Since traffic abnormalities are being detected, a baseline is established and some threshold determined that is indicative of an abnormality. A router acting as a forwarding device can passively monitor the traffic passing through the router. Moreover, virtually any router or host may include a “helper” processing system that may send “specialized traffic” to measure or provoke a detection of traffic patterns and problems. The helper processing system, associated with or part of the router, then can build a history based on this information and use that history to detect if a prefix, or a subset of the prefix, is experiencing an abnormal change in its traffic pattern. When detected, the helper processing system can then identify the prefix or subset thereof as having a “brown-out” condition and notify an administrator and/or any consumer process client of this technology with specific information so appropriate action is taken.


In an illustrative embodiment, the “specialized traffic” may include the “pinging” described above but may also include initiating communications between the helper processing system and a suspect known host. The system may then monitor that traffic and detect “brown-out” conditions.

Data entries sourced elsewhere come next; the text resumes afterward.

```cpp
int spp_get_info(const spp_ctx *ctx, int what, int64_t *out)
{
	if(!ctx || !out)
		return SPP_E_BADARG;
	if(ctx->mode < 0 && what != SPP_INFO_NNZB && what != SPP_INFO_NVALS && what != SPP_INFO_N && what != SPP_INFO_DENSE_STREAMED)
		return SPP_E_STATE;
	switch(what) {
	case SPP_INFO_MODE: *out = (ctx->mode != SPP_MODE_SCHUR) ? ctx->mode : ctx->schur.mis ? SPP_MODE_SCHUR_MIS :
		ctx->schur.sparse_S ? SPP_MODE_SCHUR_SPARSE : SPP_MODE_SCHUR; break;
	case SPP_INFO_N: *out = ctx->st.n; break;
	case SPP_INFO_NNZB: *out = ctx->st.nnzb; break;
	case SPP_INFO_NVALS: *out = ctx->st.nvals; break;
	case SPP_INFO_FACTOR_NNZ: *out = ctx->factor_nnz; break;
	case SPP_INFO_FACTOR_FLOPS: *out = ctx->factor_flops; break;
	case SPP_INFO_N_REDUCED: *out = (ctx->mode == SPP_MODE_SCHUR) ? ctx->schur.n_red : 0; break;
	case SPP_INFO_N_POSES: *out = (ctx->mode == SPP_MODE_SCHUR) ? ctx->schur.nc : ctx->st.nb; break;
	case SPP_INFO_N_LANDMARKS: *out = (ctx->mode == SPP_MODE_SCHUR) ? ctx->schur.nl : 0; break;
	case SPP_INFO_SCHUR_PAIRS: *out = (ctx->mode == SPP_MODE_SCHUR) ? ctx->schur.n_pairs : 0; break;
	case SPP_INFO_N_OBS: *out = (ctx->mode == SPP_MODE_SCHUR) ? ctx->schur.no : 0; break;
	case SPP_INFO_SOLVE_BYTES: *out = ctx->solve_bytes; break;
	case SPP_INFO_N_SUPERNODES: *out = ctx->sparse ? sparse_info(ctx, what) : 0; break;
	case SPP_INFO_N_LEVELS: *out = ctx->sparse ? sparse_info(ctx, what) : 0; break;
	case SPP_INFO_S_LD: *out = (ctx->mode == SPP_MODE_SCHUR && !ctx->schur.sparse_S) ? ctx->schur.ld : 0; break;
	case SPP_INFO_S_NNZB: *out = (ctx->mode == SPP_MODE_SCHUR) ? ctx->schur.n_sblk : 0; break;
	case SPP_INFO_DENSE_STREAMED: *out = ctx->dense.tail_rows_last; break;
	default: return SPP_E_BADARG;
	}
	return SPP_OK;
}

int spp_get_ordering(const spp_ctx *ctx, int64_t *h_order)
{
	if(!ctx || !h_order)
		return SPP_E_BADARG;
	if(ctx->mode < 0)
		return SPP_E_STATE;
	for(size_t i = 0; i < ctx->order.size(); ++ i)
		h_order[i] = ctx->order[i];
	return SPP_OK;
}

int spp_block_ordering(int64_t nb, const int64_t *col_ptr, const int64_t *row_idx, int method, int64_t *h_order)
{
	if(nb <= 0 || !col_ptr || !row_idx || !h_order || (method != SPP_ORDER_AMD && method != SPP_ORDER_ND))
		return SPP_E_BADARG;
	try {
		for(int64_t j = 0; j < nb; ++ j)
			for(int64_t p = col_ptr[j]; p < col_ptr[j + 1]; ++ p)
				if(row_idx[p] < 0 || row_idx[p] > j)
					return SPP_E_BADARG;
		std::vector<int64_t> order;
		if(method == SPP_ORDER_AMD)
			min_degree_order(nb, col_ptr, row_idx, order);
		else
			nested_dissection_order(nb, col_ptr, row_idx, order);
		for(int64_t k = 0; k < nb; ++ k)
			h_order[k] = order[k];
		return SPP_OK;
// ... 692 lines not shown
```

### slam_plus_plus_amd/csrc/spp_internal.h

```cpp
#pragma once

#include <hip/hip_runtime.h>
#include <stdint.h>
#include <string>
#include <vector>
#include <sys/mman.h>
#include <utility>
#include <new>
#include <exception>
#include <thread>
#include <stdexcept>
#include <algorithm>
#include <string.h>
#include <chrono>
#include <stdio.h>
#include <stdlib.h>
#include "../../include/spp_hip.h"
#include "spp_switches.h"
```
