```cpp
int svo_add_frame(svo_ctx *ctx, const uint8_t *left, const uint8_t *right, int pitch, int mem,
                  svo_step_result *res);
int svo_reset(svo_ctx *ctx);
int svo_get_pose(svo_ctx *ctx, double pose[16]);
int svo_set_pose(svo_ctx *ctx, const double pose[16]);

int svo_track_batch(svo_ctx *ctx, const uint8_t *left_frames, const uint8_t *right_frames,
                    int pitch, int64_t frame_stride, int n_frames, const double *pose0,
                    svo_step_result *results, int results_mem);

int svo_set_overlap(svo_ctx *ctx, int on);
int svo_wait_results(svo_ctx *ctx);

int svo_host_alloc(svo_ctx *ctx, size_t bytes, void **out);
int svo_host_free(svo_ctx *ctx, void *p);
int svo_upload_frames(svo_ctx *ctx, int buf, const uint8_t *left_frames, const uint8_t *right_frames,
                      int pitch, int64_t frame_stride, int n_frames);
int svo_upload_frames_at(svo_ctx *ctx, int buf, int first_slot, const uint8_t *left_frames, const uint8_t *right_frames,
                         int pitch, int64_t frame_stride, int n_frames);
int svo_wait_upload(svo_ctx *ctx, int buf);
int svo_track_uploaded(svo_ctx *ctx, int buf, int n_frames, const double *pose0,
                       svo_step_result *results, int results_mem);
#define SVO_CONTINUE_CHAIN       1
#define SVO_CONTINUE_CARRY_FRAME 2
int svo_track_uploaded_async(svo_ctx *ctx, int buf, int n_frames, const double *pose0, int continue_chain);
int svo_collect_results(svo_ctx *ctx, svo_step_result *results, int n_pairs);
int svo_results_ready(svo_ctx *ctx, int *n_pairs);

int svo_get_frame_keypoints(svo_ctx *ctx, int side, svo_keypoint *kps, uint8_t *descriptors, int cap, int *n_out);
int svo_get_last_tracks(svo_ctx *ctx, svo_pt2f *t1_left, svo_pt2f *t1_right, svo_pt2f *t2_right,
                        svo_pt2f *t2_left, uint8_t *inlier, int cap, int *n_out);
int svo_get_batch_tracks(svo_ctx *ctx, int pair, svo_pt2f *t1_left, svo_pt2f *t1_right, svo_pt2f *t2_right,
                         svo_pt2f *t2_left, uint8_t *inlier, int cap, int *n_out);

int svo_streams_create(svo_ctx *ctx, int n_streams);
int svo_streams_count(const svo_ctx *ctx, int *n_streams);
int svo_streams_step(svo_ctx *ctx, const int32_t *stream_ids, int m, const uint8_t *left_frames,
                     const uint8_t *right_frames, int pitch, int64_t frame_stride, int mem,
                     svo_step_result *results, int results_mem);
int svo_streams_reset(svo_ctx *ctx, int stream_id);
int svo_streams_get_pose(svo_ctx *ctx, int stream_id, double pose[16]);
int svo_streams_set_pose(svo_ctx *ctx, int stream_id, const double pose[16]);
int svo_streams_get_tracks(svo_ctx *ctx, int item, svo_pt2f *t1_left, svo_pt2f *t1_right, svo_pt2f *t2_right,
                           svo_pt2f *t2_left, uint8_t *inlier, int cap, int *n_out);

#define SVO_INTERP_NEAREST 0
#define SVO_INTERP_LINEAR  1
int svo_scale_projection(const double P[12], double inv_x, double inv_y, int interp, double P_out[12]);
int svo_resize(svo_ctx *ctx, const uint8_t *src, int sw, int sh, int spitch, int64_t sstride,
               uint8_t *dst, int dw, int dh, int dpitch, int64_t dstride, int n_frames,
               int interp, double fx, double fy, int mem);
int svo_ingest_create(svo_ctx *ctx, int src_width, int src_height, int interp, double fx, double fy);
int svo_ingest_info(const svo_ctx *ctx, int *src_width, int *src_height, int *interp, double *inv_x, double *inv_y);
int svo_ingest_add_frame(svo_ctx *ctx, const uint8_t *left, const uint8_t *right, int pitch, int mem, svo_step_result *res);
int svo_ingest_track_batch(svo_ctx *ctx, const uint8_t *lefts, const uint8_t *rights, int pitch, int64_t frame_stride,
                           int n_frames, const double *pose0, svo_step_result *results, int results_mem);
int svo_ingest_streams_step(svo_ctx *ctx, const int32_t *stream_ids, int m, const uint8_t *lefts, const uint8_t *rights,
                            int pitch, int64_t frame_stride, int mem, svo_step_result *results, int results_mem);
// ... 57 lines not shown
```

It will be appreciated by those skilled in the art that although the following Detailed Description will proceed with reference being made to illustrative embodiments, the drawings, and methods of use, the present invention is not intended to be limited to these embodiments and methods of use. Rather, the present invention is of broad scope and is intended to be defined as only set forth in the accompanying claims.




BRIEF DESCRIPTION OF THE DRAWINGS

The above and further advantages of the invention may be better understood by referring to the following description in conjunction with the accompanying drawings in which like reference numbers indicate identical or functionally similar elements:



FIG. 1 is block diagram of a prior art system;



FIG. 2 is a block diagram schematic of a generic router system incorporating the present invention;



FIG. 3 is a block diagram of a preferred embodiment of the invention; and



FIG. 4 is a block diagram of the Analysis Engine of FIG. 3.

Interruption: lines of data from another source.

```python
ROOT = Path(__file__).resolve().parents[1]
CSRC = ROOT / "pointcloud_processor_amd" / "csrc"
_COMMON = ["pcp_internal.hpp", "pcp_knobs.hpp", "Makefile", "../../include/pcp_abi.h"]
WORKLOAD_SOURCES = {
    "fan": ["pcp_fan.hip", "pcp_march.hpp", "pcp_fine.hip", "pcp_index.hip", "pcp_stencil.hpp",
            "pcp_grid.hpp", "pcp_fan_band.hpp", "pcp_fan_clear.hpp", "pcp_fan_clip.hpp",
            "pcp_fan_pivot.hpp", "pcp_fan_row.hpp"] + _COMMON,
    "filter": ["pcp_filter.hip", "pcp_rigid.hpp"] + _COMMON,
    "cells": ["pcp_score.hip", "pcp_march.hpp", "pcp_fine.hip", "pcp_index.hip", "pcp_stencil.hpp",
              "pcp_grid.hpp", "pcp_fan_band.hpp", "pcp_fan_clear.hpp", "pcp_fan_clip.hpp",
              "pcp_fan_pivot.hpp", "pcp_fan_row.hpp"] + _COMMON,
}


def workload_stamp(key: str) -> str:
    h = hashlib.sha256(os.environ.get("EXTRA", "").encode())
    for name in WORKLOAD_SOURCES[key]:
        f = (CSRC / name).resolve()
        h.update(name.encode())
        h.update(f.read_bytes())
    return h.hexdigest()[:16]
```

pointcloud_processor_amd/csrc/pcp_fan.hip:

```cpp
#pragma clang fp contract(off)

#include <algorithm>
#include <cmath>
#include <cstring>
#include <vector>

#include <hip/hip_ext.h>

#include "pcp_fan_cull.hpp"
#include "pcp_fan_dir.hpp"
#include "pcp_internal.hpp"
#include "pcp_march.hpp"

namespace pcp {

struct FanArgs {
    GridView g;
    const double *ca, *sa, *ce, *se;
    const double *pose;
    const double *steps;
    int K;
    int n_az;
    int uniform_el;
    uint32_t rays;
    uint32_t waves;
    float r2, rexit;
    int present;
    int16_t *first_hit;
    uint32_t w0, lw;
    int rev;
    uint2 *wave_part;
    uint32_t P;
    unsigned long long *stats;
};

enum { FAN_PLAIN = (int)FanMode::Plain, FAN_STATS = (int)FanMode::Stats,
       FAN_STAMPS = (int)FanMode::Stamps };

__device__ __forceinline__ uint32_t wave_sum_u32(uint32_t v) {
    v += (uint32_t)__builtin_amdgcn_update_dpp(0, (int)v, 0x128, 0xF, 0xF, false);
    v += (uint32_t)__builtin_amdgcn_update_dpp(0, (int)v, 0x124, 0xF, 0xF, false);
    v += (uint32_t)__builtin_amdgcn_update_dpp(0, (int)v, 0x122, 0xF, 0xF, false);
    v += (uint32_t)__builtin_amdgcn_update_dpp(0, (int)v, 0x121, 0xF, 0xF, false);
    return (uint32_t)__builtin_amdgcn_readlane((int)v, 0) +
           (uint32_t)__builtin_amdgcn_readlane((int)v, 16) +
           (uint32_t)__builtin_amdgcn_readlane((int)v, 32) +
           (uint32_t)__builtin_amdgcn_readlane((int)v, 48);
}

template <int MODE, int BS, bool ZB = true, int FN = 0, bool UE = false, int NPW = 1,
          bool SL = false, bool MT = false, bool SP = false>
__device__ __forceinline__ void fan_body(const FanArgs &a, uint32_t p0, uint32_t rblock) {
    static_assert(!MT || MODE == FAN_PLAIN, "the mounted march has no diagnostic modes");
    static_assert(!SP || !MT, "the mounted kernels keep the run-time layout tests");
    constexpr int PR = MT ? kFanDirRow : kFanRow;
    static_assert(PR * 32 * sizeof(double) + kStepLds * sizeof(double) <= 160 * 1024 / 8,
                  "at the widest NPW at least 8 one-wave workgroups per CU keep their LDS");
    const uint32_t ray = rblock * BS + threadIdx.x;
    const uint32_t wid = ray >> 6;
    const bool active = ray < a.rays;
    double lx = 0.0, ly = 0.0, lz = 0.0;
    __shared__ double s_steps[SL ? kStepLds : 1];
    __shared__ double s_pose[SL ? PR * NPW : 1];
    if (SL) {
        for (int q = threadIdx.x; q < a.K; q += BS) s_steps[q] = a.steps[q];
        for (int q = threadIdx.x; q < PR * NPW; q += BS) s_pose[q] = a.pose[PR * (size_t)p0 + q];
        __syncthreads();
    }
    const double *steps = SL ? s_steps : a.steps;
    uint32_t ju = 0;
    if (UE)
        ju = (uint32_t)__builtin_amdgcn_readfirstlane(
            (int)((rblock * BS + (threadIdx.x & ~63u)) / (uint32_t)a.n_az));
    if (active && a.present) {
        const uint32_t j = UE ? (rblock * BS + (threadIdx.x & ~63u)) / (uint32_t)a.n_az
                              : ray / (uint32_t)a.n_az;
        const uint32_t i = ray - j * (uint32_t)a.n_az;
        const double cej = a.ce[j];
        lx = cej * a.ca[i];
        ly = cej * a.sa[i];
        lz = a.se[j];
    }
#pragma unroll 1
    for (int q = 0; q < NPW; ++q) {
    const uint32_t p = p0 + (uint32_t)q;
    const uint32_t wslot = p * a.waves + wid;
    unsigned long long t0 = 0, t1 = 0, t2 = 0;
    if (MODE == FAN_STAMPS) t0 = __builtin_amdgcn_s_memtime();
    int hit = -1;
    uint32_t cnt[4] = {0, 0, 0, 0};
    const double *P = SL ? s_pose + PR * q : a.pose + PR * (size_t)p;
    bool dead = false;
    FanDir md{0.0, 0.0, 0.0};
    if (MT) md = fan_dir(P, lx, ly, lz);
    if (UE && !MT) {
        const uint2 lr = *reinterpret_cast<const uint2 *>(P + FR_LIVE);
        const uint32_t j0 = (uint32_t)__builtin_amdgcn_readfirstlane((int)lr.x);
        const uint32_t j1 = (uint32_t)__builtin_amdgcn_readfirstlane((int)lr.y);
        dead = ju < j0 || ju >= j1;
        if (MODE == FAN_STAMPS && dead) t1 = t0;
    }
    if (!dead && active && a.present) {
        const double cy = MT ? 0.0 : P[FR_CY], sy = MT ? 0.0 : P[FR_SY];
        const double dx = MT ? md.x : cy * lx - sy * ly;
        const double dy = MT ? md.y : sy * lx + cy * ly;
        const double dz = MT ? md.z : lz;
        if (MODE == FAN_STAMPS) {
            asm volatile("" ::"v"(dx), "v"(dy));
            t1 = __builtin_amdgcn_s_memtime();
        }
#ifdef PCP_FAN_NO_ROW
        constexpr bool ROW = false;
#else
        constexpr bool ROW = !MT;
#endif
        hit = march<MODE == FAN_STATS, ZB, 1, FN, true, true, ROW, SP>(
            a.g, P[0], P[1], P[2], dx, dy, dz, steps, a.K, 1e300, a.r2, a.rexit, cnt, 0, 1,
            MT ? nullptr : fan_row_floats(P));
    }
    if (MODE == FAN_STAMPS) {
        asm volatile("" ::"v"(hit));
        t2 = __builtin_amdgcn_s_memtime();
    }
    if (active && a.first_hit) a.first_hit[(size_t)p * a.rays + ray] = (int16_t)hit;
    uint2 part;
    if (UE && !MT && dead) {
        part = make_uint2(0u, 64u * (uint32_t)a.K);
    } else {
        const uint64_t bal = __ballot(active && hit >= 0);
        uint32_t u = active ? (hit >= 0 ? (uint32_t)hit + 1u : (uint32_t)a.K) : 0u;
        part = make_uint2((uint32_t)__popcll(bal), wave_sum_u32(u));
    }
    if ((threadIdx.x & 63) == 0 && wid < a.waves) {
        a.wave_part[(size_t)p * a.lw + (wid - a.w0)] = part;
    }
    if (MODE == FAN_STATS) {
        const size_t nw = (size_t)a.P * a.waves;
#pragma unroll
        for (int c = 0; c < 4; ++c) {
            unsigned long long v = c < 3 ? cnt[c] : (FN ? cnt[3] : cnt[1]);
#pragma unroll
            for (int o = 32; o > 0; o >>= 1) v += __shfl_xor(v, o, 64);
            if ((threadIdx.x & 63) == 0 && wid < a.waves) a.stats[c * nw + wslot] = v;
        }
    }
    if (MODE == FAN_STAMPS && (threadIdx.x & 63) == 0 && wid < a.waves) {
        const unsigned long long t3 = __builtin_amdgcn_s_memtime();
        unsigned long long *o = a.stats + 4 * (size_t)wslot;
        o[0] = t0;
        o[1] = t1;
        o[2] = t2;
        o[3] = t3;
    }
    }
}
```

DETAILED DESCRIPTION OF AN ILLUSTRATIVE EMBODIMENT


FIG. 2 is a generic block diagram illustrating major functions and hardware in a router system that may employ the present invention. In this case the router may be an edge or border router or an internal router. The platform(s) used maybe virtually any as known to those skilled in the art. The memory 20 is typically a RAM (of virtually any type, static, dynamic, etc.) containing locations that are addressable by the processor 22. The memory 20 may even be remote from the processor.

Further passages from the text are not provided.